Nie wiem czy wiecie, Bangladesz ma najdłuższą na świecie plażę. Nad Zatoką Bengalską rozciąga się ona na długości około 125 kilometrów. Jej epicentrum stanowi Cox’s Bazaar. Możecie być pewni, że każdy Bengalczyk, który z Wami będzie chciał porozmawiać, prędzej czy później zapyta, czy byliście już w Cox’s Bazaar. Na czym polega ten fenomen? Nie mam pojęcia, bo „kurort” wygląda jak skrzyżowanie Costa del Sol po przejściu tajfunu z postsowieckim kurortem w basenie Morza Czarnego. Spaliśmy tam tylko dlatego, że akurat tam zastała nas noc po drodze z wyspy koralowej do Chittagongu. Z 2 800 taka, cena noclegu szybko zeszła do 1 500 ze śniadaniem. Tym razem mieliśmy Internet, ciepłą wodę, telewizor, salon i sypialnię, kilka szaf i tylko jednego karalucha, który się wybudził jak siadłam na łóżku.

Bandarban

Jeśli akurat jakiś Bengalczyk nie jest na wakacjach w Cox’s, to na pewno pojechał do Bandarban, czyli centrum tzw. Chittagong Hill Tracks – jedynych gór w tym płaskim jak stół kraju. Traf chciał, że byliśmy tam akurat wtedy, gdy zaczęły się wakacje szkolne, więc nie byliśmy jedyni. O ile we wspomnianym kurorcie nad zatoką, hoteli nie brakuje, o tyle w Bandarban jest ich za mało. Po godzinnej przechadzce, szybko okazało się, że albo nie ma miejsc, albo jest za drogo, albo zbyt syfiasto, albo nie wpuszczają obcokrajowców. Szczytem kpiny był tzw. pokój rodzinny w jednym z hoteli. Była to klita bez okna z ogromnym materacem na całą podłogę. „Dla całej rodziny” –  jak to powiedział recepcjonista. Wylądowaliśmy więc w końcu w hotelu „Hill view”, zaraz obok dworca autobusowego. Jako że był piątkowy wieczór nie było już tańszych pokojów. Zmuszeni byliśmy wziąć chyba najdroższy, za 3 000 taka po „promocji”. Był to zdecydowanie najdroższy niezaplanowany nocleg w ciągu 8 miesięcy podróży. Pomieszczenie było na tyle duże, że mogliśmy się bawić w nim w berka lub w chowanego, ale za to trzeba było się streszczać z kąpaniem, ponieważ ciepła woda była przez pierwsze 30 sekund. Internet był tylko w lobby na dole (jeśli akurat był prąd), ale za to mieliśmy telewizor i 3 łóżka. „Bengalskie, ręcznie rzeźbione drewno – jak nas zapewnił menadżer.  Drewno drewnem, ale prześcieradła miały podejrzane plamy, a ręczniki chyba w ogóle były niezmieniane. Gdy zwróciłam na to uwagę, menadżer zaraz posłał po boya hotelowego i upewnił się tylko, czy na pewno mamy dwa hotelowe mydełka. Widać, mamy różne priorytety. 

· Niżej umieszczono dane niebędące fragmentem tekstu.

# PoTaTo-Mika/fish-speech

Measured on AMD Instinct MI355X. Metric: audio-sec/wall-sec (RTF) + p50 first-sample latency, S2-Pro 4B @1/2/4/8 GPU, higher is better.
Workload: dtype bf16; 1 GPU; BASELINE config 2 per GPU: one utterance = 64-token prompt + 216 Dual-AR frames (top_k 30, top_p 0.8, temp 0.8) + codec decode [1,10,216] -> 442368 samples; global_batch=1, frames=216, prompt_len=64, first_chunk_frames=1, vocoder_chunks=first_chunk_frames, then growing 4x, vocoder=serial, parallelism=dp1

## Files before the change

### fish-speech_amd/csrc/fm_attn_dev.h

```cpp
#pragma once
#include "fm_common.h"
#include "fm_kernels.h"

constexpr int FAST_ATTN_MAXJ = 16;

template <typename T> __device__ __forceinline__ void ld_pair(const T* p, float& x0, float& x1) {
    if constexpr (sizeof(T) == 2) {
        const uint32_t w = *reinterpret_cast<const uint32_t*>(p);
        x0 = __uint_as_float(w << 16);
        x1 = __uint_as_float(w & 0xffff0000u);
    } else {
        x0 = ld(p, 0);
        x1 = ld(p, 1);
    }
}
template <typename T>
__device__ __forceinline__ void raw_pair(const T* qkv, int ldq, const float* qslab, int kp, int R, const T* bias,
                                         int r, size_t e, float& x0, float& x1) {
    if (qslab) {
        const size_t i = (size_t)r * ldq + e, st = (size_t)R * ldq;
        float a = qslab[i], b = qslab[i + 1];
        for (int q = 1; q < kp; ++q) {
            a += qslab[q * st + i];
            b += qslab[q * st + i + 1];
        }
        if (bias) {
            a += ld(bias, e);
            b += ld(bias, e + 1);
        }
        x0 = rnd<T>(a);
        x1 = rnd<T>(b);
    } else {
        ld_pair<T>(qkv + (size_t)r * ldq + e, x0, x1);
    }
}

template <typename T>
__device__ __forceinline__ void fast_attn_head(const FastFusedArgs<T>& a, int r, int h, int lane,
                                               unsigned long long (&tz)[7]) {
    const int hd = a.hd, g = a.nh / a.nkv, kvh = h / g, cpos = a.cpos, half = hd >> 1;
    const float* tab = a.rope + (size_t)cpos * hd;
    const int slot = a.row_slot[r];
    float q0[2], q1[2], k0[2], k1[2], v0[2], v1[2], qw0[2], qw1[2], kw0[2], kw1[2], c_[2], s_[2];
#pragma unroll
    for (int u = 0; u < 2; ++u) {
        const int p = lane + 64 * u;
        const bool ok = p < half;
        const int pp = ok ? p : 0;
        raw_pair<T>(a.qkv, a.ldqkv, a.qslab, a.qslab_kp, gridDim.x, a.qbias, r, (size_t)h * hd + 2 * pp, q0[u], q1[u]);
        raw_pair<T>(a.qkv, a.ldqkv, a.qslab, a.qslab_kp, gridDim.x, a.qbias, r, (size_t)(a.nh + kvh) * hd + 2 * pp,
                    k0[u], k1[u]);
        raw_pair<T>(a.qkv, a.ldqkv, a.qslab, a.qslab_kp, gridDim.x, a.qbias, r,
                    (size_t)(a.nh + a.nkv + kvh) * hd + 2 * pp, v0[u], v1[u]);
        qw0[u] = a.qk_norm ? ld(a.qn, 2 * pp) : 1.f;
        qw1[u] = a.qk_norm ? ld(a.qn, 2 * pp + 1) : 1.f;
        kw0[u] = a.qk_norm ? ld(a.kn, 2 * pp) : 1.f;
        kw1[u] = a.qk_norm ? ld(a.kn, 2 * pp + 1) : 1.f;
        c_[u] = tab[2 * pp];
        s_[u] = tab[2 * pp + 1];
        if (!ok) q0[u] = q1[u] = k0[u] = k1[u] = v0[u] = v1[u] = 0.f;
    }
    const size_t base = (size_t)slot * a.slot_stride + a.layer_off + (size_t)kvh * a.S * hd;
    T* kc = a.kc + base;
    T* vc = a.vc + base;
    float K0[FAST_ATTN_MAXJ][2], K1[FAST_ATTN_MAXJ][2], V0[FAST_ATTN_MAXJ][2], V1[FAST_ATTN_MAXJ][2];
#pragma unroll
    for (int j = 0; j < FAST_ATTN_MAXJ; ++j) {
        if (j < cpos) {
#pragma unroll
            for (int u = 0; u < 2; ++u) {
                const int p = lane + 64 * u;
                const int pp = p < half ? p : 0;
                ld_pair<T>(kc + (size_t)j * hd + 2 * pp, K0[j][u], K1[j][u]);
                ld_pair<T>(vc + (size_t)j * hd + 2 * pp, V0[j][u], V1[j][u]);
                if (p >= half) K0[j][u] = K1[j][u] = V0[j][u] = V1[j][u] = 0.f;
            }
        }
    }
    if (a.dbg) tz[1] = __builtin_amdgcn_s_memrealtime();
    auto prep = [&](float (&x0)[2], float (&x1)[2], const float (&w0)[2], const float (&w1)[2], bool norm) {
        if (norm) {
            float ss = 0.f;
#pragma unroll
            for (int u = 0; u < 2; ++u) ss += x0[u] * x0[u] + x1[u] * x1[u];
            ss = wave_sum(ss);
            const float rs = 1.0f / sqrtf(ss / (float)hd + a.eps);
#pragma unroll
            for (int u = 0; u < 2; ++u) {
                x0[u] = rnd<T>((x0[u] * rs) * w0[u]);
                x1[u] = rnd<T>((x1[u] * rs) * w1[u]);
            }
        }
#pragma unroll
        for (int u = 0; u < 2; ++u) {
            const float y0 = rnd<T>(x0[u] * c_[u] - x1[u] * s_[u]);
            const float y1 = rnd<T>(x1[u] * c_[u] + x0[u] * s_[u]);
            x0[u] = y0;
            x1[u] = y1;
        }
    };
    prep(q0, q1, qw0, qw1, a.qk_norm);
    prep(k0, k1, kw0, kw1, a.qk_norm);
    if (a.qdbg) {
#pragma unroll
        for (int u = 0; u < 2; ++u) {
            const int p = lane + 64 * u;
            if (p < half) {
                a.qdbg[((size_t)r * a.nh + h) * hd + 2 * p] = q0[u];
                a.qdbg[((size_t)r * a.nh + h) * hd + 2 * p + 1] = q1[u];
            }
        }
    }
    if (a.dbg) tz[2] = __builtin_amdgcn_s_memrealtime();
    if (h == kvh * g) {
#pragma unroll
        for (int u = 0; u < 2; ++u) {
            const int p = lane + 64 * u;
            if (p < half) {
                st(kc + (size_t)cpos * hd, 2 * p, k0[u]);
                st(kc + (size_t)cpos * hd, 2 * p + 1, k1[u]);
                st(vc + (size_t)cpos * hd, 2 * p, v0[u]);
                st(vc + (size_t)cpos * hd, 2 * p + 1, v1[u]);
            }
        }
    }
    float sc[FAST_ATTN_MAXJ + 1];
    float mx = -INFINITY;
#pragma unroll
    for (int j = 0; j <= FAST_ATTN_MAXJ; ++j) {
        if (j > cpos) break;
        float d = 0.f;
#pragma unroll
        for (int u = 0; u < 2; ++u) {
            const float a0 = j < cpos ? K0[j < FAST_ATTN_MAXJ ? j : 0][u] : k0[u];
            const float a1 = j < cpos ? K1[j < FAST_ATTN_MAXJ ? j : 0][u] : k1[u];
            d += q0[u] * a0 + q1[u] * a1;
        }
        d = wave_sum(d);
        sc[j] = rnd<T>(rnd<T>(d) * a.scale);
        mx = fmaxf(mx, sc[j]);
    }
    if (a.dbg) tz[3] = __builtin_amdgcn_s_memrealtime();
    float den = 0.f;
#pragma unroll
    for (int j = 0; j <= FAST_ATTN_MAXJ; ++j) {
        if (j > cpos) break;
        sc[j] = expf(sc[j] - mx);
        den += sc[j];
    }
    float o0[2] = {0.f, 0.f}, o1[2] = {0.f, 0.f};
#pragma unroll
    for (int j = 0; j <= FAST_ATTN_MAXJ; ++j) {
        if (j > cpos) break;
        const float p = rnd<T>(sc[j] / den);
#pragma unroll
        for (int u = 0; u < 2; ++u) {
            o0[u] += p * (j < cpos ? V0[j < FAST_ATTN_MAXJ ? j : 0][u] : v0[u]);
            o1[u] += p * (j < cpos ? V1[j < FAST_ATTN_MAXJ ? j : 0][u] : v1[u]);
        }
    }
    T* out = a.out + (size_t)r * a.nh * hd + (size_t)h * hd;
#pragma unroll
    for (int u = 0; u < 2; ++u) {
        const int p = lane + 64 * u;
        if (p < half) {
            st(out, 2 * p, o0[u]);
            st(out, 2 * p + 1, o1[u]);
        }
    }
}
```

Tego samego wieczór jeszcze kilka razy, niechcący (?) mieliśmy przyjemność spotkać pana dyrektora hotelu. Gdy wyszliśmy na kolację do knajpy obok, po 3 minutach zjawił się on i bez pytania, przysiadł się do naszego stolika. Zapewnił nas, że odbył 6-tygodniowy kurs hotelarstwa w Danii. Powiedział również, że wcześniej pracował w pięciogwiadkowym hotelu Peninsula w Chittagongu (przybytek ten słynie z ceny Heinekena w puszce za 10 USD) a teraz jest tu, w Bandarban, gdzie zamierza stworzyć drugą Peninsulę. Chciałoby się sarkastycznie powiedzieć „Powodzenia!”. Na koniec biesiady, podczas której mówił tylko on, oznajmił, że w Europie najbardziej podobała mu się telewizja. Bo w Bangladeszu – skrzywił się z niesmakiem – to same telenowele lecą. Po posiłku zaprosił nas jeszcze na kawę, za którą chyba w końcu sami zapłaciliśmy i tak się nam zakończył wieczór.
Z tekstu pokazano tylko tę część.